*** Data for this task Section Begins ***
constexpr int INIT_SLOT = CAP - 12;

__device__ __forceinline__ void init_cc_pair(const KParams& kp, uint32_t c, const double* u, double& b, double& a)
{
    Chain ch;
    ch.mstate = 1.0;
    b = draw_cc(kp, gid(kp.ids, c), ch, u[0]);
    a = draw_cc(kp, gid(kp.ids, c), ch, u[1]);
}

__global__ __launch_bounds__(256, BUILD_WAVES) void init_variates_kernel(KParams kp, StateView st, uint64_t chain0, uint32_t n,
                                                            double hf)
{
    const uint32_t c = blockIdx.x * blockDim.x + threadIdx.x;
    const int j = 2 + (int)blockIdx.y;
    if (c >= n) return;
    const uint64_t chain = chain0 + gid(kp.ids, c);
    const U4 blk = keyed_block(kp.seed, chain, 0, TAG_INIT, (uint32_t)(j >> 1));
    const double u = (j & 1) ? u52(blk.z, blk.w) : u52(blk.x, blk.y);
    double v;
    if (j <= 3) {
        v = normal(u, 0.99, 0.08);
    } else if (j >= 10) {
        v = 2.14 * gammaincinv(2.69, u);
    } else {
        const U4 b0 = keyed_block(kp.seed, chain, 0, TAG_INIT, 0);
        const double u01[2] = {u52(b0.x, b0.y), u52(b0.z, b0.w)};
        double ccb, cca;
        init_cc_pair(kp, c, u01, ccb, cca);
        const double cc = interp(ccb, cca, hf);
        if (j <= 5) {
            v = cc < 6.0 / 8 ? normal(u, 0.6784, 0.2046) : (cc < 7.0 / 8 ? NAN : gammaincinv(3.5624, u) * 0.0867 + 0.0);
        } else {
            v = j <= 7 ? scaled_noise(kp, u, 0.01, 0.003, cc) : scaled_noise(kp, u, 0.001, 0.0015, cc);
        }
    }
    sig_c(st, c)[INIT_SLOT + j] = v;
}

template <int RNG>
__global__ __launch_bounds__(256, BUILD_WAVES) void init_kernel(KParams kp, StateView st, uint64_t chain0, uint32_t n,
                                                   double hf, InjView inj)
{
    const uint32_t c = blockIdx.x * blockDim.x + threadIdx.x;
    if (c >= n) return;
    Chain ch;
    for (int k = 0; k < 6; ++k) ch.s.b[k] = ch.s.a[k] = NAN;
    ch.cl = ch.clr = NAN;
    ch.mstate = 1.0;
    ch.sec = 0;
    ch.L = 0;
    ch.t1 = ch.t2 = 0;
    ch.pos = 0;
    ch.status = 0;
    ch.ncalls = 0;
    Draw<RNG> dr;
    if constexpr (RNG == TMH_RNG_KEYED) {
        dr.seed = kp.seed;
        dr.chain = chain0 + gid(kp.ids, c);
    } else {
        dr.u = inj.u + (size_t)c * inj.stride;
        dr.len = inj.len;
    }
    const double* pre = sig_c(st, c) + INIT_SLOT;
    double u[12];
    if constexpr (RNG == TMH_RNG_KEYED) {
        dr.two(ch, 0, TAG_INIT, 0, u[0], u[1]);
    } else {
        for (int d = 0; d < 12; d += 2) dr.two(ch, 0, TAG_INIT, (uint32_t)(d >> 1), u[d], u[d + 1]);
    }
    ch.s.b[S_CC] = draw_cc(kp, gid(kp.ids, c), ch, u[0]);
    ch.s.a[S_CC] = draw_cc(kp, gid(kp.ids, c), ch, u[1]);
    if constexpr (RNG == TMH_RNG_KEYED) {
        ch.s.b[S_CLEAR_DAY] = pre[2];
        ch.s.a[S_CLEAR_DAY] = pre[3];
    } else {
        ch.s.b[S_CLEAR_DAY] = normal(u[2], 0.99, 0.08);
        ch.s.a[S_CLEAR_DAY] = normal(u[3], 0.99, 0.08);
    }
    bool name_error = false;
    for (int j = 0; j < 2; ++j) {
        const double cc = interp(ch.s.b[S_CC], ch.s.a[S_CC], hf);
        double v;
        if (cc < 6.0 / 8) v = RNG == TMH_RNG_KEYED ? pre[4 + j] : normal(u[4 + j], 0.6784, 0.2046);
        else if (cc < 7.0 / 8) {
            name_error = true;
            break;
        } else v = RNG == TMH_RNG_KEYED ? pre[4 + j] : gammaincinv(3.5624, u[4 + j]) * 0.0867 + 0.0;
        if (j == 0) ch.s.b[S_CLOUDY_HOUR] = v;
        else ch.s.a[S_CLOUDY_HOUR] = v;
    }
    if (name_error) {
        if constexpr (RNG == TMH_RNG_INJECTED) ch.pos = ch.pos < 4 ? ch.pos : 4;
        ch.status = TMH_CHAIN_NAMEERROR_INIT;
        store_chain(st, c, ch);
        return;
    }
    if constexpr (RNG == TMH_RNG_KEYED) {
        ch.s.b[S_CLOUDY_NOISE] = pre[6];
        ch.s.a[S_CLOUDY_NOISE] = pre[7];
        ch.s.b[S_CLEAR_NOISE] = pre[8];
        ch.s.a[S_CLEAR_NOISE] = pre[9];
        ch.s.b[S_WS] = pre[10];
        ch.s.a[S_WS] = pre[11];
    } else {
        const double cch = interp(ch.s.b[S_CC], ch.s.a[S_CC], hf);
        ch.s.b[S_CLOUDY_NOISE] = scaled_noise(kp, u[6], 0.01, 0.003, cch);
        ch.s.a[S_CLOUDY_NOISE] = scaled_noise(kp, u[7], 0.01, 0.003, cch);
        ch.s.b[S_CLEAR_NOISE] = scaled_noise(kp, u[8], 0.001, 0.0015, cch);
        ch.s.a[S_CLEAR_NOISE] = scaled_noise(kp, u[9], 0.001, 0.0015, cch);
        ch.s.b[S_WS] = 2.14 * gammaincinv(2.69, u[10]);
        ch.s.a[S_WS] = 2.14 * gammaincinv(2.69, u[11]);
    }
    const double h0 = interp(ch.s.b[S_CC], ch.s.a[S_CC], 0.0);
    const double h = 0.95 < h0 ? 0.95 : h0;
    const double ws = interp(ch.s.b[S_WS], ch.s.a[S_WS], 0.0);
    double* sc = sig_c(st, c);
    double* sl = sig_l(st, c);
    const uint32_t f = next_cloud_fresh<RNG>(kp, sc, sl, ch, dr, h, ws, TAG_INIT_CLOUD);
    if (!f) {
        const double us = dr.one(ch, 0, TAG_INIT_SEC, 0, 0);
        ch.sec = (int32_t)((ch.cl + ch.clr) * us);
    }
    if (f && !ch.status) ch.status = f;
    store_chain(st, c, ch);
    st.fn[0][c] = make_float2((float)ch.s.b[S_CLOUDY_NOISE], (float)ch.s.a[S_CLOUDY_NOISE]);
    st.fn[1][c] = make_float2((float)ch.s.b[S_CLEAR_NOISE], (float)ch.s.a[S_CLEAR_NOISE]);
}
*** Data for this task Section Ends ***
What you have to do. Out of the data above, give again only the lines starting at the one holding "if (cc < 6.0" and ending at the one holding "double* sl = sig_l(st, c);", unchanged.

Task solution.
        if (cc < 6.0 / 8) v = RNG == TMH_RNG_KEYED ? pre[4 + j] : normal(u[4 + j], 0.6784, 0.2046);
        else if (cc < 7.0 / 8) {
            name_error = true;
            break;
        } else v = RNG == TMH_RNG_KEYED ? pre[4 + j] : gammaincinv(3.5624, u[4 + j]) * 0.0867 + 0.0;
        if (j == 0) ch.s.b[S_CLOUDY_HOUR] = v;
        else ch.s.a[S_CLOUDY_HOUR] = v;
    }
    if (name_error) {
        if constexpr (RNG == TMH_RNG_INJECTED) ch.pos = ch.pos < 4 ? ch.pos : 4;
        ch.status = TMH_CHAIN_NAMEERROR_INIT;
        store_chain(st, c, ch);
        return;
    }
    if constexpr (RNG == TMH_RNG_KEYED) {
        ch.s.b[S_CLOUDY_NOISE] = pre[6];
        ch.s.a[S_CLOUDY_NOISE] = pre[7];
        ch.s.b[S_CLEAR_NOISE] = pre[8];
        ch.s.a[S_CLEAR_NOISE] = pre[9];
        ch.s.b[S_WS] = pre[10];
        ch.s.a[S_WS] = pre[11];
    } else {
        const double cch = interp(ch.s.b[S_CC], ch.s.a[S_CC], hf);
        ch.s.b[S_CLOUDY_NOISE] = scaled_noise(kp, u[6], 0.01, 0.003, cch);
        ch.s.a[S_CLOUDY_NOISE] = scaled_noise(kp, u[7], 0.01, 0.003, cch);
        ch.s.b[S_CLEAR_NOISE] = scaled_noise(kp, u[8], 0.001, 0.0015, cch);
        ch.s.a[S_CLEAR_NOISE] = scaled_noise(kp, u[9], 0.001, 0.0015, cch);
        ch.s.b[S_WS] = 2.14 * gammaincinv(2.69, u[10]);
        ch.s.a[S_WS] = 2.14 * gammaincinv(2.69, u[11]);
    }
    const double h0 = interp(ch.s.b[S_CC], ch.s.a[S_CC], 0.0);
    const double h = 0.95 < h0 ? 0.95 : h0;
    const double ws = interp(ch.s.b[S_WS], ch.s.a[S_WS], 0.0);
    double* sc = sig_c(st, c);
    double* sl = sig_l(st, c);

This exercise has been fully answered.